Key Legionella Regulation Takeaways From the 2019 ASDWA Guide

Legionnaires' disease continues to pose a health risk to communities. According to the Centers for Disease Control and Prevention (CDC), the number of Legionnaires' cases has risen by five and a half times since 2000 in the United States alone. Preventing and treating this sometimes fatal disease is crucial, but getting the proper protocols in place to do so has been challenging.

While building water systems pose the biggest risk of harboring Legionella pneumophila bacteria, no current regulation provides a primary drinking water standard for Legionella. The Safe Drinking Water Act does provide a mechanism for states to regulate public water systems, but it doesn't expressly apply to building water systems.

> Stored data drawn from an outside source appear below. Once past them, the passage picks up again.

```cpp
extern "C" int nsk_set_ray_mask(nsk_ctx* c, const uint8_t* d_keep)
{
    if (!c) return fail("null ctx");
    c->ray_mask = d_keep;
    return 0;
// ... 1278 lines not shown
    if (!c->live_ok || !eligible || c->tune_no_dead_skip) return;
    const int key[8] = {stage, M, (int)(flags & 0xffu), c->sorted ? 1 : 0, c->live_epoch, R.n, R.train_role, frozen_only ? 1 : 0};
    if (memcmp(key, c->live_key, sizeof(key)) != 0) { memcpy(c->live_key, key, sizeof(key)); ++c->live_tag; }
    const volatile int* h = c->live_host;
    const bool fresh = h[3] == c->live_tag;
    for (int r = 0; r < R.n; ++r) {
        const int w = MA.which[r];
        if (MA.train[r] || w < 1 || !c->grid[w].mask || c->grid[w].live_dirty) continue;
        DecArgs& A = MA.a[r];
        A.live = c->sorted ? c->ws.cur.lslot : c->ws.cur.lsamp; A.live_bit = 1u << (w - 1); A.live_cnt = c->live_cnt + (w - 1);
        counted[r] = true; c->dbg_counted[w - 1] = true;
        if (fresh) tasks[r] = dead_skip_tasks(ntasks, (int)h[w - 1], c->tune);
    }
}

static void launch_bwd_roles(nsk_ctx* c, MultiArgs& MA, const BwdRoles& R, bool rays, bool full, bool frozen_only, bool track, int scan_wgs, int extra)
{
    const int n = R.n; const size_t lds = R.lds;
    ProfScope ps(c, "decode_bwd_multi");
    if (track) {
        MA.dyn_seed = c->ws.tmp_rgb; MA.dyn_thr_out = c->scal + 1;
        k_decode_bwd_track<<<MA.wg_end[n - 1] + 1, 512, lds + NSK_DYN_LDS_BYTES, c->stream>>>(MA);
    } else if (full) {
        size_t ldsf = 0;
        for (int r = 0; r < n; ++r) ldsf = std::max(ldsf, bwd_img_floats(MA.which[r]) * 4 + (MA.train[r] ? PN_FLOATS(2) * 4 : 8 * 3840));
        if (rays) k_decode_bwd_multi_full<true><<<MA.wg_end[n - 1] + extra, 512, ldsf, c->stream>>>(MA);
        else k_decode_bwd_multi_full<false><<<MA.wg_end[n - 1] + extra, 512, ldsf, c->stream>>>(MA);
    } else if (frozen_only) {
        const size_t lds16 = lds - 8 * 3840 + (size_t)NSK_FROZEN_NW * 3840;
        k_decode_bwd_frozen<<<MA.wg_end[n - 1] + scan_wgs + extra, 64 * NSK_FROZEN_NW, lds16, c->stream>>>(MA);
    } else if (rays) k_decode_bwd_multi<true><<<MA.wg_end[n - 1] + extra, 512, lds, c->stream>>>(MA);
    else k_decode_bwd_multi<false><<<MA.wg_end[n - 1] + scan_wgs + extra, 512, lds, c->stream>>>(MA);
}

static int backward_core(nsk_ctx* c, int stage, int N, int S, const float* ro, const float* rd, unsigned flags, float* g_ro, float* g_rd,
                         float* d_loss = nullptr, const float* dyn_resid = nullptr)
{
    const bool rays = (flags & NSK_GRAD_RAYS) != 0, grids = (flags & NSK_GRAD_GRIDS) != 0;
    const int M = N * S, ntasks = (M + 15) / 16;
    for (int k = 0; k < 3; ++k) { c->dbg_live[k] = -1; c->dbg_counted[k] = false; c->dbg_wgs[k] = 0; }
    c->dbg_ntasks = ntasks;
    CHK(flush_pending(c));
    MultiArgs MA;
    memset(&MA, 0, sizeof(MA));
    BwdRoles R;
    CHK(collect_bwd_roles(c, MA, R, stage, N, S, ro, rd, flags, g_ro, g_rd, dyn_resid));
    const int n = R.n, train_role = R.train_role;
    if (dyn_resid && (train_role != -1 || !rays || c->deterministic || c->bwd_mode == 0 || n == 0 || N > NSK_MEDIAN_FUSED_MAX))
        return fail("backward_core: the deferred median mask needs the Tracker's launch (frozen decoders, ray gradients)");
    const int separate = c->deterministic ? 1 : 0;
    if ((n == 0 || train_role == -2 || separate) && d_loss) { ProfScope ps(c, "loss_sum"); k_sum<<<1, 1024, 0, c->stream>>>(N, c->ws.ray_loss, d_loss); }
    memset(c->dbg_split[1], 0, sizeof(c->dbg_split[1]));
    if (n == 0) return 0;
    for (int r = 0; r < n; ++r) if (!MA.train[r] && MA.which[r] >= 1) c->dbg_live[MA.which[r] - 1] = ntasks;
    if (train_role == -2 || separate) {
        record_split(c, 1, NSK_SPLIT_BWD_SEPARATE, n, MA.which, MA.train, nullptr, 0, 0, ntasks, c->deterministic ? 1 : std::max(1, std::min((ntasks + 7) / 8, c->num_cu)));
        for (int r = 0; r < n; ++r)
            CHK(launch_decode_bwd(c, MA.which[r], M, S, ro, rd, MA.train[r] != 0, rays, flags, g_ro, g_rd));
        return 0;
    }
    MA.n = n;
    const bool full = c->bwd_mode == 0;
    const bool frozen_only = train_role == -1 && !rays && !c->tune_no_frozen_kernel && !full;
    int tasks[3]; bool counted[3];
    bwd_liveness(c, MA, R, stage, M, flags, grids && !rays && !full && !dyn_resid, frozen_only, tasks, counted);
    plan_bwd(c->num_cu, ntasks, n, R.cost, train_role, frozen_only ? NSK_FROZEN_NW : 8, tasks, MA.wg_end);
    for (int r = 0; r < n; ++r) {
        if (counted[r]) MA.live_wgs += role_wgs(MA.wg_end, r);
        if (MA.which[r] >= 1) c->dbg_wgs[MA.which[r] - 1] = role_wgs(MA.wg_end, r);
    }
    MA.live_cnt = c->live_cnt; MA.live_out = c->live_host_dev; MA.live_tag = c->live_tag;
    const int extra = d_loss ? 1 : 0;
    if (d_loss) { MA.sum_src = c->ws.ray_loss; MA.sum_dst = d_loss; MA.sum_n = N; }
    const int scan_wgs = prep_ride_scan(c, MA, !rays && !full, frozen_only ? NSK_FROZEN_NW / 4 : 2);
    {
        const bool track = dyn_resid != nullptr;
        const int form = track ? NSK_SPLIT_BWD_TRACK : (full ? NSK_SPLIT_BWD_MULTI_FULL : (frozen_only ? NSK_SPLIT_BWD_FROZEN : NSK_SPLIT_BWD_MULTI));
        const int riders = track ? 1 : scan_wgs + extra;
        record_split(c, 1, form, n, MA.which, MA.train, MA.wg_end, track ? 0 : scan_wgs, track ? (d_loss ? 1 : 0) : extra, ntasks, MA.wg_end[n - 1] + riders);
        c->dbg_split[1][15] = track ? 1 : 0;
    }
    launch_bwd_roles(c, MA, R, rays, full, frozen_only, dyn_resid != nullptr, scan_wgs, extra);
    HIPCHK(hipGetLastError());
    if (train_role >= 0) { c->pend_w = MA.which[train_role]; c->pend_nb = role_wgs(MA.wg_end, train_role); }
    return 0;
}

extern "C" int nsk_render_backward(nsk_ctx* c, int stage, int N, const float* ro, const float* rd, const float* gt, float gtmax,
                                   const float* g_rgb, const float* g_depth, const float* g_var, unsigned flags, float* g_ro, float* g_rd)
{
    int S;
    CHK(common_checks(c, stage, N, ro, rd, &S, gt));
    if (!g_rgb || !g_depth) return fail("nsk_render_backward: g_rgb / g_depth is NULL");
    if ((flags & NSK_GRAD_RAYS) && (!g_ro || !g_rd)) return fail("nsk_render_backward: NSK_GRAD_RAYS needs g_rays_o and g_rays_d");
    CHK(forward_core(c, stage, N, S, ro, rd, gt, gtmax, true, sort_pays(c, stage, N * S, flags)));
    CompArgs A;
    comp_args(c, A, stage, N, S, ro, rd);
    A.mode = 1; A.g_rgb = g_rgb; A.g_depth = g_depth; A.g_var = g_var;
    if (flags & NSK_GRAD_RAYS) { A.g_rays_o = g_ro; A.g_rays_d = g_rd; }
    { ProfScope ps(c, "composite"); k_composite<<<(N + 3) / 4, 256, 0, c->stream>>>(A); }
    HIPCHK(hipGetLastError());
    CHK(backward_core(c, stage, N, S, ro, rd, flags, g_ro, g_rd));
    account(c, stage, N * S, N, true, flags);
    return 0;
}

extern "C" int nsk_map_prepare(nsk_ctx* c, int stage, int N, const float* ro, const float* rd, const float* gt, float gtmax, unsigned flags)
{
    int S;
    if (!gt) return fail("nsk_map_prepare: gt_depth is NULL");
    if (c && c->capturing) return fail("nsk_map_prepare: not inside a graph capture");
    CHK(common_checks(c, stage, N, ro, rd, &S, gt));
    const bool sorted = sort_pays(c, stage, N * S, flags);
    if (sorted) CHK(ensure_hist(c, stage_bins(c, stage)));
    CHK(ensure_next(c, sorted));
    nsk_ctx::Prep& P = c->req;
// ... 4 lines not shown
extern "C" int nsk_map_step(nsk_ctx* c, int stage, int N, const float* ro, const float* rd, const float* gt, const float* gtc,
                            float gtmax, float w_color, int use_color, unsigned flags, float* d_loss, float* rgb, float* depth,
                            float* var, float* g_ro, float* g_rd)
{
    int S;
    if (!gt) return fail("nsk_map_step: gt_depth is NULL");
    if (use_color && !gtc) return fail("nsk_map_step: use_color needs gt_color");
    CHK(common_checks(c, stage, N, ro, rd, &S, gt));
    if ((flags & NSK_GRAD_RAYS) && (!g_ro || !g_rd)) return fail("nsk_map_step: NSK_GRAD_RAYS needs g_rays_o and g_rays_d");
    CHK(forward_core(c, stage, N, S, ro, rd, gt, gtmax, true, sort_pays(c, stage, N * S, flags)));
    CompArgs A;
    comp_args(c, A, stage, N, S, ro, rd);
    A.mode = 2; A.gt_depth = gt; A.gt_color = gtc; A.w_color = w_color; A.use_color = use_color;
    A.rgb = rgb; A.depth = depth; A.var = var; A.loss = c->ws.ray_loss;
    if (flags & NSK_GRAD_RAYS) { A.g_rays_o = g_ro; A.g_rays_d = g_rd; }
    SampArgs SA; int sb = 0;
    CHK(prep_ride_sample(c, SA, &sb));
    if (sb) {
        const int cb = (N + 7) / 8;
        ProfScope ps(c, "composite"); k_composite_sample<<<cb + sb, 512, 0, c->stream>>>(A, SA, cb);
    } else {
        ProfScope ps(c, "composite"); k_composite<<<(N + 3) / 4, 256, 0, c->stream>>>(A);
    }
    HIPCHK(hipGetLastError());
    CHK(backward_core(c, stage, N, S, ro, rd, flags, g_ro, g_rd, d_loss));
    account(c, stage, N * S, N, true, flags);
    return 0;
}

static int median_thr(nsk_ctx* c, int N, const float* gt, const float* depth)
{
    int P2 = 1; while (P2 < N) P2 <<= 1;
    if (P2 > 16384) return fail("handle_dynamic median supports at most 16384 rays (got %d)", N);
    k_median_thr<<<1, 1024, P2 * 4, c->stream>>>(N, P2, gt, depth, c->ray_mask, c->scal + 1);
    HIPCHK(hipGetLastError());
    return 0;
}

extern "C" int nsk_track_step(nsk_ctx* c, int stage, int N, const float* ro, const float* rd, const float* gt, const float* gtc,
// ... 1372 lines not shown
```

### nice-slam-cpp_amd/csrc/nsk_device.h

```cpp
#pragma once
#include <hip/hip_runtime.h>
#include <stdint.h>
#include "nsk_layout.h"
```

To address this gray area, the Association of State Drinking Water Administrators (ASDWA) released a new guide: State Approaches to Building Water System Regulation. The purpose of ASDWA's guidance is:

  • To summarize existing federal guidance around Legionella control.
  • To share examples of how different states have taken action to protect public health.
  • To provide key decision-making parameters to help state agencies take action where federal requirements don't exist.

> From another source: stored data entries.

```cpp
__global__ __launch_bounds__(256) void transpose_split_kernel(const float* __restrict__ src_base, float* __restrict__ dst_base,
                                                              const int* __restrict__ tiles) {
    __shared__ float tile[64][65];
    const int* d = tiles + (size_t)blockIdx.x * 6;
    const int N = d[2], K = d[3], r0 = d[4], c0 = d[5];
    const float* src = src_base + d[0];
    float* dst = dst_base + d[1];
    const int ldT = (N + 3) & ~3;
    const int t = threadIdx.x;
#pragma unroll
    for (int i = 0; i < 4; ++i) {
        const int idx = t + 256 * i, r = idx >> 4, c4 = (idx & 15) * 4;
        float4 v = make_float4(0.f, 0.f, 0.f, 0.f);
        if (r0 + r < N && c0 + c4 < K) v = *reinterpret_cast<const float4*>(src + (size_t)(r0 + r) * K + c0 + c4);
        tile[r][c4] = v.x; tile[r][c4 + 1] = v.y; tile[r][c4 + 2] = v.z; tile[r][c4 + 3] = v.w;
    }
    __syncthreads();
#pragma unroll
    for (int i = 0; i < 4; ++i) {
        const int idx = t + 256 * i, k = idx >> 4, n4 = (idx & 15) * 4;
        if (c0 + k < K && r0 + n4 < ldT)
            *reinterpret_cast<uint4*>(dst + (size_t)(c0 + k) * ldT + r0 + n4) = split_chunk(make_float4(tile[n4][k], tile[n4 + 1][k], tile[n4 + 2][k], tile[n4 + 3][k]));
    }
}

extern "C" int unast_transpose_split(const float* src_base, float* dst_base, const int* tiles_dev, int ntiles, hipStream_t stream) {
    UNAST_REQUIRE(src_base && dst_base && tiles_dev && ntiles > 0, "unast_transpose_split: bad arguments");
    UNAST_REQUIRE(((((uintptr_t)src_base) | ((uintptr_t)dst_base)) & 15) == 0, "unast_transpose_split: bases must be 16-byte aligned");
    hipLaunchKernelGGL(transpose_split_kernel, dim3(ntiles), dim3(256), 0, stream, src_base, dst_base, tiles_dev);
    return unast_check_launch("unast_transpose_split");
}

extern "C" int unast_split_f32(const float* src, float* dst, int64_t n, hipStream_t stream) {
    UNAST_REQUIRE(src && dst && n > 0 && (n & 3) == 0, "unast_split_f32: need n %% 4 == 0 (n=%lld)", (long long)n);
    UNAST_REQUIRE(((((uintptr_t)src) | ((uintptr_t)dst)) & 15) == 0, "unast_split_f32: buffers must be 16-byte aligned");
    size_t blocks = ((size_t)n / 4 + 255) / 256;
    if (blocks > 4096) blocks = 4096;
    hipLaunchKernelGGL(split_f32_kernel, dim3((unsigned)blocks), dim3(256), 0, stream, src, dst, (size_t)n / 4);
    return unast_check_launch("unast_split_f32");
}
```

Measured before the change: 923,700.

## Unroll and widen memory-bound loss, dropout and sumsq kernels

Rewrites three bandwidth-bound elementwise and reduction kernels. The post-mel loss kernel moves to 512 threads, caches sequence lengths in shared memory, issues four loads per thread and uses 32-bit indexing when the size allows. Leaky-ReLU/dropout gets a float4 path with four-way unrolling and keeps a scalar fallback. Gradient sum-of-squares uses eight-way unrolled loads and one atomic per block instead of one per wave. The aim is more memory-level parallelism and fewer atomics, while these kernels are likely a small part of the whole train step.

After: 930,200, median of 6. Within noise of the previous version (+0.7%).

```diff
diff --git a/unast_amd/csrc/loss.hip b/unast_amd/csrc/loss.hip
--- a/unast_amd/csrc/loss.hip
+++ b/unast_amd/csrc/loss.hip
@@ -365,45 +365,86 @@
     }
 }
 
-__global__ __launch_bounds__(256) void speech_post_loss_kernel(const float* __restrict__ gold, const float* __restrict__ post, const int* __restrict__ lens,
-                                                               int B, int T, int M, float gscale, float* __restrict__ d_post, double* __restrict__ ws,
-                                                               float* __restrict__ loss) {
-    __shared__ float s_denom;
-    if (threadIdx.x == 0) {
-        double sl = 0.0;
-        for (int b = 0; b < B; ++b) sl += (double)lens[b];
-        s_denom = (float)(sl * (double)M);
-    }
-    __syncthreads();
-    const float km = 2.f * gscale / s_denom;
-    const int rows = B * T, mq = M >> 2;
-    const size_t total = (size_t)rows * mq;
+constexpr int SPL_THREADS = 512, SPL_BLOCKS = 256, SPL_U = 4, SPL_LENS = 1024;
+template <typename IDX>
+__device__ __forceinline__ float speech_post_loss_body(const float* __restrict__ gold, const float* __restrict__ post, const int* __restrict__ lens,
+                                                       const int* s_lens, int B, int T, int M, float km, float* __restrict__ d_post) {
+    const IDX mq = (IDX)(M >> 2), total = (IDX)B * (IDX)T * mq, stride = (IDX)gridDim.x * SPL_THREADS;
     float a1 = 0.f;
-    for (size_t i = (size_t)blockIdx.x * 256 + threadIdx.x; i < total; i += (size_t)gridDim.x * 256) {
-        const int r = (int)(i / mq), c = (int)(i - (size_t)r * mq) * 4;
-        const int b = r / T, t = r - b * T;
-        float4 o = make_float4(0.f, 0.f, 0.f, 0.f);
-        if (t < lens[b]) {
-            const float4 g = *reinterpret_cast<const float4*>(gold + (size_t)r * M + c);
-            const float4 q = *reinterpret_cast<const float4*>(post + (size_t)r * M + c);
-            const float dx = q.x - g.x, dy = q.y - g.y, dz = q.z - g.z, dw = q.w - g.w;
-            a1 += (dx * dx + dy * dy) + (dz * dz + dw * dw);
-            o = make_float4(km * dx, km * dy, km * dz, km * dw);
-        }
-        *reinterpret_cast<float4*>(d_post + (size_t)r * M + c) = o;
-    }
-    __shared__ double red[4];
+    for (IDX i = (IDX)blockIdx.x * SPL_THREADS + threadIdx.x; i < total; i += SPL_U * stride) {
+        size_t off[SPL_U];
+        bool in[SPL_U], live[SPL_U];
+        float4 g[SPL_U], q[SPL_U];
+#pragma unroll
+        for (int u = 0; u < SPL_U; ++u) {
+            const IDX j = i + (IDX)u * stride;
+            in[u] = j < total;
+            const IDX jj = in[u] ? j : 0;
+            const IDX r = jj / mq;
+            const int c = (int)(jj - r * mq) * 4;
+            const int b = (int)(r / (IDX)T), t = (int)(r - (IDX)b * (IDX)T);
+            off[u] = (size_t)r * M + c;
+            live[u] = in[u] && t < (b < SPL_LENS ? s_lens[b] : lens[b]);
+        }
+#pragma unroll
+        for (int u = 0; u < SPL_U; ++u) {
+            g[u] = q[u] = make_float4(0.f, 0.f, 0.f, 0.f);
+            if (live[u]) {
+                g[u] = *reinterpret_cast<const float4*>(gold + off[u]);
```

Here's a look at key highlights from the new guidance, including how different states regulate building water systems and how supplemental disinfection could affect a building's regulatory status.

What's Considered a Public Water System?

According to the Environmental Protection Agency (EPA), a public water system (PWS) is classified as any entity — private or public — that provides water for consumption to at least 25 people for a minimum of 60 days or provides water to at least 15 service connections. When a building water system meets these criteria, it becomes subject to PWS regulations.

One key determining factor is whether or not the system involves treatment for Legionella control, which typically makes it a public water system under EPA regulations. Regulators tend to focus on chemical treatment, which may trigger regulatory oversight in regard to monitoring public exposure to products and byproducts used for treatment and disinfection.

Since this could place an undue compliance burden on businesses, federal regulations give states the latitude to consider these smaller systems and utility providers as a single unit, in turn, eliminating the need for monitoring requirements at those companies. As the new ASDWA guidance explains, this flexibility results in considerable variation in how states regulate building water systems.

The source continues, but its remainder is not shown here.